• Task brief
Your reply should be a single number, the count of lines in the records that contain the string "incl".

• Extracted information
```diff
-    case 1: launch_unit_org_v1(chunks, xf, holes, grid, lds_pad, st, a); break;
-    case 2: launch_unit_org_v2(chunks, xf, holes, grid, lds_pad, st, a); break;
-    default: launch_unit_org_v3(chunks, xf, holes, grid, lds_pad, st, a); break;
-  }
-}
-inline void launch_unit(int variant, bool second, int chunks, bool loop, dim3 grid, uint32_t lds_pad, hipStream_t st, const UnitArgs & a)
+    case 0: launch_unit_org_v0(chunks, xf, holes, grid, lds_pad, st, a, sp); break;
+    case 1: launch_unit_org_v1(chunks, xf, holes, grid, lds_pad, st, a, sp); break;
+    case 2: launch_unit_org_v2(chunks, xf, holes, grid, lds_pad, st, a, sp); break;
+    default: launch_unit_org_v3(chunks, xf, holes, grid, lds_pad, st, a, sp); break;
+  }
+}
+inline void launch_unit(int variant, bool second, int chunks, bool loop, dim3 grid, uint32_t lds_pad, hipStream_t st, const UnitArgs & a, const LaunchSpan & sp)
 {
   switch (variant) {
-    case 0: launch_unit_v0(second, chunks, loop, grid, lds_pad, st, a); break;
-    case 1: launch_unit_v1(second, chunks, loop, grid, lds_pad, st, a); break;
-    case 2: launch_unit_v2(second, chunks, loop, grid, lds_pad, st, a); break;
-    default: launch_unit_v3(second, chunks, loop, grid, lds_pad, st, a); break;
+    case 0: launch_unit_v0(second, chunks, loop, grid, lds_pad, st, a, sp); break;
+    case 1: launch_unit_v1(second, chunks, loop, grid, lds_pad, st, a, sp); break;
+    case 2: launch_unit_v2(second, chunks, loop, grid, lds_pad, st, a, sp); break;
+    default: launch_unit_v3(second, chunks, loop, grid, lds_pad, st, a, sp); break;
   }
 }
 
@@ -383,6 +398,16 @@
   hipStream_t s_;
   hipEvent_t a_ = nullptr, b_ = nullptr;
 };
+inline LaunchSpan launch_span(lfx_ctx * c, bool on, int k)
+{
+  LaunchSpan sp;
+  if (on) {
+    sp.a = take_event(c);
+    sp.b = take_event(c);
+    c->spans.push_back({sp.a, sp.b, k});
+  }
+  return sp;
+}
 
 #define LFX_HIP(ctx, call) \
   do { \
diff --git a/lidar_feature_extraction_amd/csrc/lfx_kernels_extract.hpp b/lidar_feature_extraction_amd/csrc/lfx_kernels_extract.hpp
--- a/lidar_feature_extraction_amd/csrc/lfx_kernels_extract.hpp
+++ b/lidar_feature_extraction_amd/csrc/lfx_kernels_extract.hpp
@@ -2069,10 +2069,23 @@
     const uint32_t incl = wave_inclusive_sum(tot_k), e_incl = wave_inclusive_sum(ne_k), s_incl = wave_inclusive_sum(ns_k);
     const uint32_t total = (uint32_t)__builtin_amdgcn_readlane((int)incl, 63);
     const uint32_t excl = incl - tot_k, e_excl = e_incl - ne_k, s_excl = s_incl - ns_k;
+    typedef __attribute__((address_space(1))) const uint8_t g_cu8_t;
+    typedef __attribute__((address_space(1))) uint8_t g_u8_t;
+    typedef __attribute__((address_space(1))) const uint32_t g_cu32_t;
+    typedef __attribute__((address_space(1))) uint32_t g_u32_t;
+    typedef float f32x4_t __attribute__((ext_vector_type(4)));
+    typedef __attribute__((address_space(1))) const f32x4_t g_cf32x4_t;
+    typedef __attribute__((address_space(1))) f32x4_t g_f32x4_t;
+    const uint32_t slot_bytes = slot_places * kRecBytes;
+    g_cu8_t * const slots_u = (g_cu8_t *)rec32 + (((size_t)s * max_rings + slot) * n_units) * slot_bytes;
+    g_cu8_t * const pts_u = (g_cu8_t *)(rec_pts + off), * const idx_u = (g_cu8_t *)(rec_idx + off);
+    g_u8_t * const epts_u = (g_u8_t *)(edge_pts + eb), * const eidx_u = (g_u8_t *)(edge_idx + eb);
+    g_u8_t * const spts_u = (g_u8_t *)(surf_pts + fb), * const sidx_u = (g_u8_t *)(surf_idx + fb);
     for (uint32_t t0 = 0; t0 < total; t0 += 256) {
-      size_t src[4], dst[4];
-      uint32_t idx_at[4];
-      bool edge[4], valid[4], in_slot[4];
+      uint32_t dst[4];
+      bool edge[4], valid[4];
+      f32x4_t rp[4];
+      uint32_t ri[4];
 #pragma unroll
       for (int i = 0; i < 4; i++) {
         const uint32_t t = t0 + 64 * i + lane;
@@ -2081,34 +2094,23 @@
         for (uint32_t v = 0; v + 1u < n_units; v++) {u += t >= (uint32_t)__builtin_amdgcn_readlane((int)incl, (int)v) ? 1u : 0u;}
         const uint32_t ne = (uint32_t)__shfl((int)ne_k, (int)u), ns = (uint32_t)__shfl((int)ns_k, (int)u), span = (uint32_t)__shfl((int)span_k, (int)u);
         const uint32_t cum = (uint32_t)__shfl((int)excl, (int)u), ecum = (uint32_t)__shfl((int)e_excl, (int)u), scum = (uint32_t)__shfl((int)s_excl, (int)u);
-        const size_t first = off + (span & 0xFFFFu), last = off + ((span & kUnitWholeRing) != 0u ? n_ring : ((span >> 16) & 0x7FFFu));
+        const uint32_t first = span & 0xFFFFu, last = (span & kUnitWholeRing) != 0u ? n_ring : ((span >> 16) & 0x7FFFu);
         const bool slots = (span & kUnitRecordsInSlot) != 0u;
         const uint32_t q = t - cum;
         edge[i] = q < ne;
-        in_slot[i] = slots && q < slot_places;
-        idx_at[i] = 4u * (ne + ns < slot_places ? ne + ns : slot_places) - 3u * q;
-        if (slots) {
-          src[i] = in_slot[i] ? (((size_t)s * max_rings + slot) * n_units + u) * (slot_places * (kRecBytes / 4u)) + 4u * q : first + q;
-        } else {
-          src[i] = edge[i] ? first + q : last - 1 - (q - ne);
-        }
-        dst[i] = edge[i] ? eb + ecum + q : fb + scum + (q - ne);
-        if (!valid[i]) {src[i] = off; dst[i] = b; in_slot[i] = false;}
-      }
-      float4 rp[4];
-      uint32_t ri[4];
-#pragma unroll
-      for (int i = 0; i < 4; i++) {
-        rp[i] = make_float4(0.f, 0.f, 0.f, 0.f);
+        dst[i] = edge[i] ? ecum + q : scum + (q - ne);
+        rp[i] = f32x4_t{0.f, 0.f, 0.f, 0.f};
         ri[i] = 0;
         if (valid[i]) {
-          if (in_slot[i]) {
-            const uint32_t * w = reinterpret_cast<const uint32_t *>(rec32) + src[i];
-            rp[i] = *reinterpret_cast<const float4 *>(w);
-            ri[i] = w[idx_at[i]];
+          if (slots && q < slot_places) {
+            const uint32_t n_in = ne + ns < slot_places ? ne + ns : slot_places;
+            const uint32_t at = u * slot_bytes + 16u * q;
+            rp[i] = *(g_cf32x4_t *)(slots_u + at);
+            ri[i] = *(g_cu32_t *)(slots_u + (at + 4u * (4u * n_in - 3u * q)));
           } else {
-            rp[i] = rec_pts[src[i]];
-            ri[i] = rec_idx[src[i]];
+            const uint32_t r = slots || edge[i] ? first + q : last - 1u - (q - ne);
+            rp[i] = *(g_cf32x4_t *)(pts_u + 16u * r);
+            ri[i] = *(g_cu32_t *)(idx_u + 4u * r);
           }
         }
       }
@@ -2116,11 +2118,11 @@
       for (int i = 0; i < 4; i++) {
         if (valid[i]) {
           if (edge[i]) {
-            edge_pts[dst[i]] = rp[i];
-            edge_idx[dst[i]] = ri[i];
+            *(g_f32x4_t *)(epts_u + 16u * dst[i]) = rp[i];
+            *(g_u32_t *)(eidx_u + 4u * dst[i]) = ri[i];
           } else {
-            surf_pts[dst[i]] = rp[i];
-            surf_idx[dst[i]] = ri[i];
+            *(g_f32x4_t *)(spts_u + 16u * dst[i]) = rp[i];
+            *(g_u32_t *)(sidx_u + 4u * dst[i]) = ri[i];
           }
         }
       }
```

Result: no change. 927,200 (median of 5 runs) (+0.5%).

==

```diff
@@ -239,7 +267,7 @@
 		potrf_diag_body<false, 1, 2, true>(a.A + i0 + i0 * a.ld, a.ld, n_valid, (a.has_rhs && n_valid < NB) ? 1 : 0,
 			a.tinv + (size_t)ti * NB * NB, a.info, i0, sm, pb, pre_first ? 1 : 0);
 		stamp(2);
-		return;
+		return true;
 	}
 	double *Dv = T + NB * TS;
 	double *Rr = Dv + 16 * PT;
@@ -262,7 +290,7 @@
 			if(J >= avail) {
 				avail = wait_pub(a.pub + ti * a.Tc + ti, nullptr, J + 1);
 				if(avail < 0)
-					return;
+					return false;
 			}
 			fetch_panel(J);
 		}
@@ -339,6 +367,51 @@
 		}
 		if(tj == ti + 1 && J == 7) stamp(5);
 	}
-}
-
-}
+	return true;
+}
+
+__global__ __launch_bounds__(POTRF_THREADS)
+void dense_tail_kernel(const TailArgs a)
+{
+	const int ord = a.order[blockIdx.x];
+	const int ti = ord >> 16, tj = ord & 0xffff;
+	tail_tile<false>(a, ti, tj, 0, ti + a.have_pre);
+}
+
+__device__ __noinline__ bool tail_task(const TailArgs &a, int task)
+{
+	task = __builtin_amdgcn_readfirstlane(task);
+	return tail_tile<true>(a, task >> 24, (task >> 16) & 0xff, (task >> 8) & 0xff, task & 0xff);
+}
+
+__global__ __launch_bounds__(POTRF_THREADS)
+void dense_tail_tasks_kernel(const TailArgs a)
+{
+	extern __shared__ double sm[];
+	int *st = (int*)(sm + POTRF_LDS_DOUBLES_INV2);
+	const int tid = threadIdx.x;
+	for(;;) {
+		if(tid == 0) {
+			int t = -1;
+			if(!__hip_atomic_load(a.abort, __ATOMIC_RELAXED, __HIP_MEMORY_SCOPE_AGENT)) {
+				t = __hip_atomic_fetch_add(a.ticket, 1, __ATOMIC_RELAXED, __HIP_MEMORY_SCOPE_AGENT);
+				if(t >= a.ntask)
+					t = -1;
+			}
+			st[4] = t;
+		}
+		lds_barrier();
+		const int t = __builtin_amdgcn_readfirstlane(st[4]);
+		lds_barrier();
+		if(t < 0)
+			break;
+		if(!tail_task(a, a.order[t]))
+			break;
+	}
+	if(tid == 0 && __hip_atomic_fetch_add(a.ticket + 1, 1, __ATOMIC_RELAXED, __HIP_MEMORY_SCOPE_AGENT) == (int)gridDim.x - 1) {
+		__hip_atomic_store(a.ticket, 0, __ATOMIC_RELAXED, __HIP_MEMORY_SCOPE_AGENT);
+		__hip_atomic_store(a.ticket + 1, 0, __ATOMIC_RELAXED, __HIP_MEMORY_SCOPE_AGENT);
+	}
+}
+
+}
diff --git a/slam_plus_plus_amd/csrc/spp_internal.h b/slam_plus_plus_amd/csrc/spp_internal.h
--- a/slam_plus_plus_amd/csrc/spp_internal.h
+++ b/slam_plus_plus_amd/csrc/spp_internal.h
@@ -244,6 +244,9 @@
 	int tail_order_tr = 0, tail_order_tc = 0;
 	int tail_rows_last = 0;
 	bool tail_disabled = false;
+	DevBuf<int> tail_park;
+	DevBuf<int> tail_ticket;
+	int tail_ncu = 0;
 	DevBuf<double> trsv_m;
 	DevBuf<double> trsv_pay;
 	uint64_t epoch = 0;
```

• Task answer
4